Doctor Katie Pham is an assistant finance professor at Georgia Southern University. She said while you may think of budgeting as a chore, it’s actually a habit that can relieve stress.

“Something as small as, ‘Oh, wait a minute, I forgot to pay my bills. Oh my God, you know, I forgot to pay my mortgage, or I forgot to pay my rent. All of these little panic moments kind of actually incentivize people. "

She said it’s easy to get lost in the weeds of the budgeting process, so start off simple.

“I would encourage everyone to do a basic understanding of your own spending first.”

Understand your spending habits by looking at a month’s worth of bills, preferably in paper form. Then, split them into physical bins based on how they were spent.

You can keep these types of spending pretty broad. Doctor Pham suggested these four categories:

  1. Basic needs: These are costs like your rent or mortgage, groceries, and gas that you know you’ll have to pay every month.
  2. Unavoidable spending: “That would be something I can foresee that I’m going to have to spend some money by fixing the car or fixing the house,” Dr.

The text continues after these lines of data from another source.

using wv::WAVE;
using wv::fast_rcp;
using wv::readlane_d;
// ... 212 lines not shown
        int ks = 0;
        for (; ks + 1 < nks; ks += 2) {
            fetch(D1, t1, g1);
            multiply(std::integral_constant<int, 0>{}, D0, t0, g0);
            fetch(D0, t0, g0);
            multiply(std::integral_constant<int, NACC - 1>{}, D1, t1, g1);
        }
        if (ks < nks) multiply(std::integral_constant<int, 0>{}, D0, t0, g0);
    }
    static_assert(WaveLds<SH>::RED >= 2 * (SH::NDP + 4), "look-ahead of the MFMA pass stays inside the transposition tile");
    double *mtk = mt + kq * SH::LDM + c;
#pragma unroll
    for (int I = 0; I < NB; ++I)
#pragma unroll
        for (int J = 0; J <= I; ++J)
#pragma unroll
            for (int reg = 0; reg < 4; ++reg) {
                const int row = 16 * I + kq + 4 * reg, col = 16 * J + c;
                double v = acc[0][I * (I + 1) / 2 + J][reg];
                if constexpr (NACC == 2) v += acc[1][I * (I + 1) / 2 + J][reg];
                if (row < NV && col < NV) {
                    mtk[(16 * I + 4 * reg) * SH::LDM + 16 * J] = v;
                    if (I != J) mt[col * SH::LDM + row] = v;
                }
                if (I == IT && row == NV && col < NV) gdr[col] = v;
            }
    wave_lds_fence();
}

template <class SH>
__device__ __forceinline__ void sweep_a_factored(const double *Hct, const double (&s)[SH::RS], const double (&lam)[SH::RS],
                                                 const double *rpw, double (&rs)[SH::RS], double &gap_l, double &rpn_l, double obj_l,
                                                 double *red, double *csums, int lane) {
    constexpr int KC = SH::KC, KT = SH::KT, NCCP = SH::NCCP;
    double acc[KT + KC + 2];
    static_for<SH::FC>([&](auto kc_) {
        constexpr int kc = decltype(kc_)::value;
        const int r = lane + kc * WAVE;
        double hc[KC];
#pragma unroll
        for (int a = 0; a < KC; ++a) hc[a] = Hct[a * NCCP + r];
        double D = 0.0, t = 0.0;
#pragma unroll
        for (int sd = 0; sd < SH::csides(kc); ++sd) {
            constexpr int base = SH::cbase(kc);
            const int i = base + sd;
            const double rsi = fast_rcp(s[i]);
            rs[i] = rsi;
            const double d = lam[i] * rsi;
            const double rpi = rpw[i * WAVE + lane];
            gap_l = fma(s[i], lam[i], gap_l);
            rpn_l = vmax_abs(rpn_l, rpi);
            D += d;
            t = sd ? fma(-d, rpi, t) : fma(d, rpi, t);
        }
#pragma unroll
        for (int a = 0; a < KC; ++a) {
            const double dg = D * hc[a];
#pragma unroll
            for (int b2 = a; b2 < KC; ++b2) acc[col_off<KC>(a) + b2 - a] = kc == 0 ? dg * hc[b2] : fma(dg, hc[b2], acc[col_off<KC>(a) + b2 - a]);
            acc[KT + a] = kc == 0 ? hc[a] * t : fma(hc[a], t, acc[KT + a]);
        }
    });
    acc[KT + KC] = gap_l;
    acc[KT + KC + 1] = obj_l;
    wave_sums_to_lds<SH, KT + KC + 2>(acc, red, csums, lane);
}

Pham said. “Not something that’s immediately needed, but something that in everyday life you can see that, ‘Oh, this is an issue that I’m going to have to address soon.’”
  3. Wants or spending goals: This can include unnecessary spending, or a spending goal, like a nice piece of jewelry.
  4. Saving and investing: Doctor Pham said this should be a fixed rate of at least 10% of your monthly income.

“Once you’ve accumulated a certain amount in that account, you can start thinking about what you want to do with those. Do you want to invest in stocks? Do you want to invest in real estate, purchase some properties?”

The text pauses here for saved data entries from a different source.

### corda_amd/csrc/ed25519_ladder.hip

```cpp
#ifndef FE_USE_ASM2
#define FE_USE_ASM2 1
#endif
#include <hip/hip_runtime.h>
#include <stdint.h>

#include "ed25519_route.hpp"
#include "ed25519_ws.hpp"
#include "status.hpp"

namespace cordahip {

__device__ __attribute__((aligned(64))) const uint32_t kIdentityCached[kWhEntryWords] = {1, 0, 0, 0, 0, 0, 0, 0, 0, 0,
                                                            1, 0, 0, 0, 0, 0, 0, 0, 0, 0,
                                                            1, 0, 0, 0, 0, 0, 0, 0, 0, 0,
                                                            0, 0, 0, 0, 0, 0, 0, 0, 0, 0};

#ifndef ED_LADDER_WAVES
#define ED_LADDER_WAVES 2
#endif
static_assert(512 / ED_LADDER_WAVES >= 168, "fe25519_asm.hpp's v160..v167 accumulators need >= 168 VGPRs per lane");

template <bool kIdx>
CDEV void ladder_half_lane(uint64_t base, uint64_t m, const uint32_t* __restrict__ btab,
                           const uint32_t* __restrict__ ws, uint8_t* __restrict__ status,
                           unsigned long long* __restrict__ verdict, const uint32_t* __restrict__ list) {
  const uint64_t li = (uint64_t)blockIdx.x * blockDim.x + threadIdx.x;
  const bool active = li < m;
  const uint64_t lc = active ? li : m - 1;
  const uint32_t* rec = ws + lc * kWhLaneWords;
#if ED_IDENT_GLOBAL
  const uint32_t* ident = btab + kBIdentityWord;
#else
  const uint32_t* ident = kIdentityCached;
#endif
  const uint32_t* btab2 = btab + kBTableEntries * kBEntryWords;
  ge_p3 P;
  ge_identity(P);
#if ED_SEL_STREAM
  __shared__ uint32_t sk[kSelWords][256];
  {
    const uint4* r4 = reinterpret_cast<const uint4*>(rec + kWhSel);
#pragma unroll
    for (int q = 0; q < (kSelWords + 3) / 4; q++) {
      const uint4 v = r4[q];
      const uint32_t w[4] = {v.x, v.y, v.z, v.w};
#pragma unroll
      for (int t = 0; t < 4; t++)
        if (4 * q + t < kSelWords) sk[4 * q + t][threadIdx.x] = w[t];
    }
  }
  const uint32_t* col = &sk[0][threadIdx.x];
  const int W = min(max(wave_max((int)(col[kSelMeta * 256] >> 16)), (kBDigits - 1) * (kBBits / 2) + 1), kSelWindows);
  uint32_t selw = col[((W - 1) / kSelPerWord) * 256];
  for (int j = W - 1; j >= 0; j--) {
    const int jn = max(j - 1, 0);
    const uint32_t selw_next = col[(jn / kSelPerWord) * 256];
    const uint32_t sel = selw >> (kSelBits * (j % kSelPerWord));
    const uint32_t idx = sel & 15u;
    const bool neg = sel & kSelNeg;
    ge_cached c;
    load_cached(c, idx == kSelIdentity ? ident : rec + kWhTab + idx * kWhEntryWords);
    const bool bwin = j % (kBBits / 2) == 0 && j < kBDigits * (kBBits / 2);
    uint32_t m0 = 0, m1 = 0, sg = 0;
    const int t = j / (kBBits / 2);
    if (bwin) {
      m0 = col[(kSelMag + (t >> 1)) * 256];
      m1 = col[(kSelMag + ((t + kBDigits) >> 1)) * 256];
      sg = col[kSelMeta * 256];
    }
    if (j != W - 1) {
      ge_dbl<false>(P, P);
      ge_dbl<true>(P, P);
    }
    cached_cneg(c, neg);
    if (bwin) {
      const int sh = 16 * (t & 1);
      ge_niels nb0, nb1;
      uint32_t pad0[2], pad1[2];
      load_niels(nb0, btab, (int)((m0 >> sh) & 0xffffu), pad0);
      ge_add<true>(P, P, c);
      load_niels(nb1, btab2, (int)((m1 >> sh) & 0xffffu), pad1);
      niels_pad_use(pad0);
      niels_cneg(nb0, (sg >> t) & 1u);
      ge_madd<true>(P, P, nb0);
      niels_pad_use(pad1);
      niels_cneg(nb1, (sg >> (t + kBDigits)) & 1u);
      ge_madd<false>(P, P, nb1);
    } else {
      ge_add<false>(P, P, c);
    }
    selw = selw_next;
  }
#else
  __shared__ uint32_t sk[24][256];
  const uint32_t* ska = &sk[0][threadIdx.x];
  const uint32_t* skr = &sk[8][threadIdx.x];
  const uint32_t* ske = &sk[16][threadIdx.x];
  int bits;
  {
    uint32_t ka[8], kr[8], e[8];
    load8(ka, rec + kWhKa);
    load8(kr, rec + kWhKr);
    load8(e, rec + kWhE);
#pragma unroll
    for (int q = 0; q < 8; q++) {
      sk[q][threadIdx.x] = ka[q];
      sk[8 + q][threadIdx.x] = kr[q];
      sk[16 + q][threadIdx.x] = e[q];
    }
    bits = max(mp8_bitlen(ka), mp8_bitlen(kr));
  }
  const bool c0neg = rec[kWhFlags] & 1u;
  const int W = max(wave_max((bits + 2) / 2), (kBDigits - 1) * (kBBits / 2) + 1);
  for (int j = W - 1; j >= 0; j--) {
    const joint_sel sel = joint_select(joint_booth2(ska, 256, 8, j), joint_booth2(skr, 256, 8, j), c0neg);
    ge_cached c;
    load_cached(c, table_entry(rec, sel.idx, ident));
    if (j != W - 1) {
      ge_dbl<false>(P, P);
      ge_dbl<true>(P, P);
    }
    cached_cneg(c, sel.neg);
    const bool bwin = j % (kBBits / 2) == 0 && j < kBDigits * (kBBits / 2);
    if (bwin) {
      const int d0 = booth_digit_col<kBBits>(ske, j / (kBBits / 2));
      const int d1 = booth_digit_col<kBBits>(ske, j / (kBBits / 2) + kBDigits);
      ge_niels nb0, nb1;
      load_niels(nb0, btab, d0 < 0 ? -d0 : d0);
      ge_add<true>(P, P, c);
      load_niels(nb1, btab2, d1 < 0 ? -d1 : d1);
      niels_cneg(nb0, d0 < 0);
      ge_madd<true>(P, P, nb0);
      niels_cneg(nb1, d1 < 0);
      ge_madd<false>(P, P, nb1);
    } else {
      ge_add<false>(P, P, c);
    }
  }
#endif
  fe d;
  fe_sub(d, P.Y, P.Z);
  const bool zero = fe_iszero(P.X) && fe_iszero(d);
  const uint64_t i = kIdx ? (active ? list[base + li] : 0) : base + li;
  uint8_t st = kStatusBadSig;
  if (active) {
    st = status[i];
    if (st == kStatusPending) {
      st = zero ? kStatusOk : kStatusBadSig;
      status[i] = st;
    }
  }
  if (!kIdx) {
    const unsigned long long ok = __ballot(active && st == kStatusOk);
    if ((threadIdx.x & 63) == 0 && active && verdict) verdict[i >> 6] = ok;
  }
}

__global__ void __launch_bounds__(256) __attribute__((amdgpu_waves_per_eu(ED_LADDER_WAVES))) ed25519_ladder_half_kernel(
    uint64_t base, uint64_t m, const uint32_t* __restrict__ btab, const uint32_t* __restrict__ ws,
    uint8_t* __restrict__ status, unsigned long long* __restrict__ verdict) {
  ladder_half_lane<false>(base, m, btab, ws, status, verdict, nullptr);
}

__global__ void __launch_bounds__(256) __attribute__((amdgpu_waves_per_eu(ED_LADDER_WAVES)))
ed25519_ladder_half_idx_kernel(uint64_t base, uint64_t m, const uint32_t* __restrict__ btab,
                               const uint32_t* __restrict__ ws, uint8_t* __restrict__ status,
                               const uint32_t* __restrict__ scratch, uint64_t lanes) {
  const uint64_t mm = route_chunk_lanes(scratch[kRouteCntGeneric], base, m);
  if ((uint64_t)blockIdx.x * blockDim.x >= mm) return;
  ladder_half_lane<true>(base, mm, btab, ws, status, nullptr, scratch + route_off_generic(lanes));
}

hipError_t launch_ed25519_ladder(uint64_t base, uint64_t m, const uint32_t* btab, const uint32_t* ws, uint8_t* status,
                                 unsigned long long* verdict, hipStream_t s) {
  const uint32_t blocks = (uint32_t)((m + 255) / 256);
  hipLaunchKernelGGL(ed25519_ladder_half_kernel, dim3(blocks), dim3(256), 0, s, base, m, btab, ws, status, verdict);
  return hipGetLastError();
}

hipError_t launch_ed25519_ladder_idx(uint64_t base, uint64_t m, const uint32_t* btab, const uint32_t* ws,
                                     uint8_t* status, const uint32_t* scratch, uint64_t lanes, hipStream_t s) {
  const uint32_t blocks = (uint32_t)((m + 255) / 256);
  hipLaunchKernelGGL(ed25519_ladder_half_idx_kernel, dim3(blocks), dim3(256), 0, s, base, m, btab, ws, status, scratch,
                     lanes);
  return hipGetLastError();
}

}
```

Measured before the change: 108.4 million.

## Sort ladder lanes by window count within block and widen half-scalar candidate search

Each 256-thread block now ranks its lanes by the per-lane selector window count, using ballot and popcount plus a shared-memory prefix. Lanes with similar loop lengths then share a wave, which cuts the wave_max-driven wasted iterations. Verdict bitmasks are rebuilt in the original lane order by the last wave to finish, through a workgroup atomic counter. Separately, the scalar half-size decomposition is moved to a header and now considers six candidate pairs filtered to odd c1, aiming for shorter scalars at the cost of extra setup, a shared-memory sort, barriers and added complexity.

```diff
diff --git a/corda_amd/csrc/ed25519.hip b/corda_amd/csrc/ed25519.hip
--- a/corda_amd/csrc/ed25519.hip
+++ b/corda_amd/csrc/ed25519.hip
@@ -10,6 +10,7 @@
 #include <stdint.h>
 #include <stdlib.h>
 
+#include "ed25519_half.hpp"
 #include "ed25519_ops.hpp"
 #include "ed25519_route.hpp"
 #include "ed25519_ws.hpp"
@@ -44,90 +45,6 @@
   }
 }
 
-CDEV bool mp8_ge(const uint32_t a[8], const uint32_t b[8]) {
-  uint32_t br = 0;
-#pragma unroll
-  for (int i = 0; i < 8; i++) br = (uint32_t)(((uint64_t)a[i] - b[i] - br) >> 63);
-  return br == 0;
-}
-CDEV void mp8_add(uint32_t r[8], const uint32_t a[8], const uint32_t b[8]) {
-  uint64_t c = 0;
-#pragma unroll
-  for (int i = 0; i < 8; i++) {
-    c += (uint64_t)a[i] + b[i];
-    r[i] = (uint32_t)c;
-    c >>= 32;
-  }
-}
-CDEV void mp8_neg(uint32_t a[8]) {
-  uint64_t c = 1;
-#pragma unroll
-  for (int i = 0; i < 8; i++) {
-    c += (uint64_t)(~a[i]);
-    a[i] = (uint32_t)c;
-    c >>= 32;
-  }
-}
-CDEV void mp8_copy(uint32_t d[8], const uint32_t s[8]) {
-#pragma unroll
-  for (int i = 0; i < 8; i++) d[i] = s[i];
-}
-CDEV int mp8_absbits(const uint32_t a[8]) {
-  uint32_t t[8];
-  mp8_copy(t, a);
-  if (a[7] >> 31) mp8_neg(t);
-  return mp8_bitlen(t);
-}
-
-CDEV double mp8_f64(const uint32_t a[8]) {
-  double d = (double)a[7];
-#pragma unroll
-  for (int i = 6; i >= 0; i--) d = fma(d, 4294967296.0, (double)a[i]);
-  return d;
-}
-CDEV void mp8_submul(uint32_t a[8], const uint32_t b[8], uint32_t q) {
-  uint64_t pc = 0;
-  uint32_t br = 0;
-#pragma unroll
-  for (int i = 0; i < 8; i++) {
-    const uint64_t p = (uint64_t)q * b[i] + pc;
-    pc = p >> 32;
-    const uint64_t d = (uint64_t)a[i] - (uint32_t)p - br;
-    a[i] = (uint32_t)d;
-    br = (uint32_t)(d >> 63);
-  }
-}
-CDEV void mp8_shl_dyn(uint32_t o[8], const uint32_t b[8], int k) {
-  const int ws = k >> 5, bs = k & 31;
-#pragma unroll
-  for (int i = 0; i < 8; i++) {
-    const uint32_t lo = (i - ws >= 0) ? word_sel(b, i - ws) : 0u;
-    const uint32_t lo2 = (i - ws - 1 >= 0) ? word_sel(b, i - ws - 1) : 0u;
-    o[i] = bs ? ((lo << bs) | (lo2 >> (32 - bs))) : lo;
-  }
-}
-
-CDEV void euclid_divstep(uint32_t rp[8], const uint32_t rc[8], uint32_t tp[8], const uint32_t tc[8]) {
-  const double inv = 1.0 / mp8_f64(rc);
-  while (mp8_ge(rp, rc)) {
-    const double qd = mp8_f64(rp) * inv * (1.0 - 0x1p-40);
-    if (qd < 4294967296.0) {
-      uint32_t q = (uint32_t)qd;
-      q = q ? q : 1u;
-      mp8_submul(rp, rc, q);
-      mp8_submul(tp, tc, q);
-    } else {
-      const int e = (int)((__double_as_longlong(qd) >> 52) & 0x7ff) - 1023;
-      const int k = e - 31;
-      const uint32_t q = (uint32_t)(qd * __longlong_as_double((long long)(1023 - k) << 52));
-      uint32_t bs[8], ts[8];
-      mp8_shl_dyn(bs, rc, k);
-      mp8_shl_dyn(ts, tc, k);
-      mp8_submul(rp, bs, q);
-      mp8_submul(tp, ts, q);
-    }
-  }
-}
 
 CDEV double mp8_top(const uint32_t a[8], int s) {
   const int w = s >> 5, b = s & 31;
@@ -212,46 +129,7 @@
       tc[i] = b;
     }
   }
-  uint32_t a0[8], a1[8];
-  mp8_copy(a0, rc);
-  mp8_copy(a1, tc);
-  if (!(tc[0] & 1)) {
-    uint32_t r3[8], t3[8];
-    mp8_copy(r3, rp);
-    mp8_copy(t3, tp);
-    euclid_divstep(r3, rc, t3, tc);
-    uint32_t p0[8], p1[8], m0[8], m1[8], nr3[8], nt3[8];
-    mp8_add(p0, rc, r3);
-    mp8_add(p1, tc, t3);
-    mp8_copy(nr3, r3);
-    mp8_neg(nr3);
-    mp8_copy(nt3, t3);
-    mp8_neg(nt3);
-    mp8_add(m0, rc, nr3);
-    mp8_add(m1, tc, nt3);
-    int best = max(mp8_absbits(r3), mp8_absbits(t3));
-    mp8_copy(a0, r3);
-    mp8_copy(a1, t3);
-    const int bp = max(mp8_absbits(p0), mp8_absbits(p1));
-    if (bp < best) {
-      best = bp;
-      mp8_copy(a0, p0);
-      mp8_copy(a1, p1);
-    }
-    const int bm = max(mp8_absbits(m0), mp8_absbits(m1));
-    if (bm < best) {
-      mp8_copy(a0, m0);
-      mp8_copy(a1, m1);
-    }
-  }
-  if (a1[7] >> 31) {
-    mp8_neg(a0);
-    mp8_neg(a1);
-  }
-  c0neg = (a0[7] >> 31) != 0;
-  if (c0neg) mp8_neg(a0);
-  mp8_copy(c0abs, a0);
-  mp8_copy(c1, a1);
+  half_choose(c0abs, c0neg, c1, rp, rc, tp, tc);
 }
 
 CDEV bool ge_strict_ok(const ge_p3& R, const uint32_t w[8]) {
diff --git a/corda_amd/csrc/ed25519_half.hpp b/corda_amd/csrc/ed25519_half.hpp
--- /dev/null
+++ b/corda_amd/csrc/ed25519_half.hpp
@@ -0,0 +1,171 @@
+#pragma once
+#include <math.h>
+#include <stdint.h>
+
+#include "sc25519.hpp"
+
+#ifndef ED_HALF_SIX
+#define ED_HALF_SIX 1
+#endif
+
+namespace cordahip {
+
+CDEV bool mp8_ge(const uint32_t a[8], const uint32_t b[8]) {
+  uint32_t br = 0;
+#pragma unroll
+  for (int i = 0; i < 8; i++) br = (uint32_t)(((uint64_t)a[i] - b[i] - br) >> 63);
+  return br == 0;
+}
+CDEV void mp8_add(uint32_t r[8], const uint32_t a[8], const uint32_t b[8]) {
+  uint64_t c = 0;
+#pragma unroll
+  for (int i = 0; i < 8; i++) {
+    c += (uint64_t)a[i] + b[i];
+    r[i] = (uint32_t)c;
+    c >>= 32;
+  }
+}
+CDEV void mp8_sub(uint32_t r[8], const uint32_t a[8], const uint32_t b[8]) {
+  uint32_t br = 0;
+#pragma unroll
+  for (int i = 0; i < 8; i++) {
+    const uint64_t d = (uint64_t)a[i] - b[i] - br;
+    r[i] = (uint32_t)d;
+    br = (uint32_t)(d >> 63);
+  }
+}
+CDEV void mp8_neg(uint32_t a[8]) {
+  uint64_t c = 1;
+#pragma unroll
+  for (int i = 0; i < 8; i++) {
+    c += (uint64_t)(~a[i]);
+    a[i] = (uint32_t)c;
+    c >>= 32;
+  }
+}
+CDEV void mp8_copy(uint32_t d[8], const uint32_t s[8]) {
+#pragma unroll
+  for (int i = 0; i < 8; i++) d[i] = s[i];
+}
+CDEV int mp8_bits(const uint32_t a[8]) {
+  int n = 0;
+#pragma unroll
+  for (int i = 0; i < 8; i++) n = a[i] ? 32 * i + 32 - __builtin_clz(a[i]) : n;
+  return n;
+}
+CDEV int mp8_absbits(const uint32_t a[8]) {
+  uint32_t t[8];
+  mp8_copy(t, a);
+  if (a[7] >> 31) mp8_neg(t);
+  return mp8_bits(t);
+}
+
+CDEV double mp8_f64(const uint32_t a[8]) {
+  double d = (double)a[7];
+#pragma unroll
+  for (int i = 6; i >= 0; i--) d = fma(d, 4294967296.0, (double)a[i]);
+  return d;
+}
+CDEV void mp8_submul(uint32_t a[8], const uint32_t b[8], uint32_t q) {
+  uint64_t pc = 0;
+  uint32_t br = 0;
+#pragma unroll
+  for (int i = 0; i < 8; i++) {
+    const uint64_t p = (uint64_t)q * b[i] + pc;
+    pc = p >> 32;
+    const uint64_t d = (uint64_t)a[i] - (uint32_t)p - br;
+    a[i] = (uint32_t)d;
+    br = (uint32_t)(d >> 63);
+  }
+}
+CDEV void mp8_shl_dyn(uint32_t o[8], const uint32_t b[8], int k) {
+  const int ws = k >> 5, bs = k & 31;
+#pragma unroll
+  for (int i = 0; i < 8; i++) {
+    const uint32_t lo = (i - ws >= 0) ? word_sel(b, i - ws) : 0u;
+    const uint32_t lo2 = (i - ws - 1 >= 0) ? word_sel(b, i - ws - 1) : 0u;
+    o[i] = bs ? ((lo << bs) | (lo2 >> (32 - bs))) : lo;
+  }
+}
+CDEV uint64_t f64_bits(double d) {
+  uint64_t u;
+  __builtin_memcpy(&u, &d, 8);
+  return u;
+}
+CDEV double f64_from_bits(uint64_t u) {
+  double d;
+  __builtin_memcpy(&d, &u, 8);
+  return d;
+}
+
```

Doctor Pham suggested budgeting at the same time as a close friend or budgeting with a spouse to help keep you both accountable to your financial goals. Also, give yourself some wiggle room in your budget.

“It doesn’t make sense to do, ‘This gas station is $2.60, the other is $2.65. You don’t have to go five miles to save five cents.”

At the end of the day, she said, it’s all about finding a way to make the most of your earnings.

“You don’t necessarily have to have all the wealth in the world, but you can work with what you’re having right now to build a better future.”

Once you’ve set a budget that works for you, Doctor Pham suggests revisiting it once a year or anytime you think a large purchase may be coming up.